+            const uint32_t h3 = __hip_atomic_load(&lds_work[V2_WK_HEAD3], __ATOMIC_RELAXED, __HIP_MEMORY_SCOPE_WORKGROUP);
+            const uint32_t rem3 = h3 - 64u * c3;
+            if ((int32_t)rem3 > 0) { from_c = 1u; c = c3; nvalid = mine3 ? min(rem3, 64u) : 0u; }
+          }
+        }
+        if (nvalid && nvalid != V2_RING_EXIT) {
+          uint32_t expect = c;
+          if (!__hip_atomic_compare_exchange_strong(&lds_work[from_c ? V2_WK_CLAIM3 : V2_WK_CLAIM2], &expect, c + 1u, __ATOMIC_RELAXED, __ATOMIC_RELAXED, __HIP_MEMORY_SCOPE_WORKGROUP)) nvalid = 0;
+        }
+      }
+      c = (uint32_t)__builtin_amdgcn_readfirstlane((int)c);
+      nvalid = (uint32_t)__builtin_amdgcn_readfirstlane((int)nvalid);
+      from_c = (uint32_t)__builtin_amdgcn_readfirstlane((int)from_c);
+      if (nvalid == V2_RING_EXIT) break;
+      if (!nvalid) {
+        if (++spins > (1u << 24)) { if (lane == 0) atomicAdd(&counters[DCRX_C_DEVICE_ERRORS], 1ull); break; }
+        __builtin_amdgcn_s_sleep(4);
+        continue;
+      }
+      if (from_c) batch(std::integral_constant<int, V2_SHAPE_BOTH>{}, ring3, cring_mask, c, nvalid, &lds_work[V2_WK_FILLED3 + (c & cb_mask)], &lds_work[V2_WK_GEN3 + (c & cb_mask)]);
+      else batch(std::integral_constant<int, V2_SHAPE_ONE>{}, ring2, ering_mask, c, nvalid, &lds_work[V2_WK_FILLED2 + (c & nb_mask)], &lds_work[V2_WK_GEN2 + (c & nb_mask)]);
       spins = 0;
     }
    }
@@ -789,6 +823,7 @@
     uint32_t c = tid <= V2_L_X ? lds_work[V2_WK_LIST + tid] : 0u;
     c = min(c, tid == V2_L_TAIL ? Q.tcap : (tid == V2_L_E ? Q.ecap : Q.scap / 2));
     if (tid == V2_L_RING) c = lds_work[V2_WK_HEAD];
+    if (tid == V2_L_CRING) c = FUSE_E ? lds_work[V2_WK_HEAD3] : 0u;
     if ((tid == V2_L_TWHINT || tid == V2_L_TWHINT + 1) && FUSE >= 0) c = Q.counts[V2_L_COUNTS * region + tid];
     if (tid == V2_L_TWHINT + (o ? 0 : 1) && FUSE >= 0 && blk_hi > blk_lo) {
       const uint32_t frac256 = (uint32_t)(((uint64_t)lds_work[V2_WK_HEAD] << 8) / (blk_hi - blk_lo));
@@ -1684,10 +1719,13 @@
   }
   if (S.dev) fuse_e = false;
   if (P.tune && fuse_e) P.tune[o].last_form = 4u;
+  const uint32_t cring_bytes = 64u * V2_CRING_BATCHES * (uint32_t)v2_ering_stride<NW>() * 4u;
+  const uint32_t c_ring = (fuse_e && scan_lds_e + cring_bytes <= 160u * 1024u) ? 1u : 0u;
+  if (c_ring) scan_lds_e += cring_bytes;
   static const uint32_t scan_threads = [] { const char *e = dcrx_debug_env("DCRX_DEBUG_SCAN_THREADS"); const int v = e ? atoi(e) : 0; return (v >= 512 && v <= DCRX_V2_BLOCK && v % 64 == 0) ? (uint32_t)v : (uint32_t)DCRX_V2_BLOCK; }();
   hipExtLaunchKernelGGL(S.dev ? ks_sink : (fuse_e ? ks_e : ks), dim3(grid), dim3(scan_threads), fuse_e ? scan_lds_e : scan_lds, s, ev_start ? ev_start : e_ev_start, side ? fork_ev : ev_stop, 0, T, B, cfg, rec,
                         d_counters, Q, queue, gqueue, qcap, queue_count, per_block, retry, P.dev_tables, fuse_e ? ring_batches_e : ring_batches, S, tail_waves_forced,
-                        fuse_e ? rescue_waves_fused : 0u);
+                        fuse_e ? rescue_waves_fused : 0u, c_ring);
   e = hipGetLastError();
   if (e != hipSuccess) return e;
   if constexpr (CAN_FUSE_E) {
@@ -1753,7 +1791,7 @@
     const uint32_t rsplit_full = std::max<uint32_t>(1u, std::min<uint32_t>(64u, rescue_waves / n_regions));
     const uint32_t rsplit = fuse_e ? 1u : rsplit_full;
     static const uint32_t rescue_waves_c = [] { const char *e = dcrx_debug_env("DCRX_DEBUG_RESCUE_WAVES_C"); const int v = e ? atoi(e) : 0; return v >= 256 ? (uint32_t)v : 0u; }();
-    const uint32_t csplit = rescue_waves_c ? std::max<uint32_t>(1u, std::min<uint32_t>(64u, rescue_waves_c / n_regions)) : rsplit_full;
+    const uint32_t csplit = c_ring ? 1u : (rescue_waves_c ? std::max<uint32_t>(1u, std::min<uint32_t>(64u, rescue_waves_c / n_regions)) : rsplit_full);
     const uint32_t fgrid = (n_regions * (rsplit + csplit) + DCRX_V2_FBLOCK / 64 - 1) / (DCRX_V2_FBLOCK / 64);
     const uint32_t egrid = (n_regions + DCRX_V2_FBLOCK / 64 - 1) / (DCRX_V2_FBLOCK / 64);
     static const uint32_t bsplit_env = [] { const char *e = dcrx_debug_env("DCRX_DEBUG_X_BSPLIT"); const int v = e ? atoi(e) : 0; return (v >= 1 && v <= 16) ? (uint32_t)v : 0u; }();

▸ **Exercise prompt**
State how many lines above include the word "break", and nothing more.

▸ **Output**
2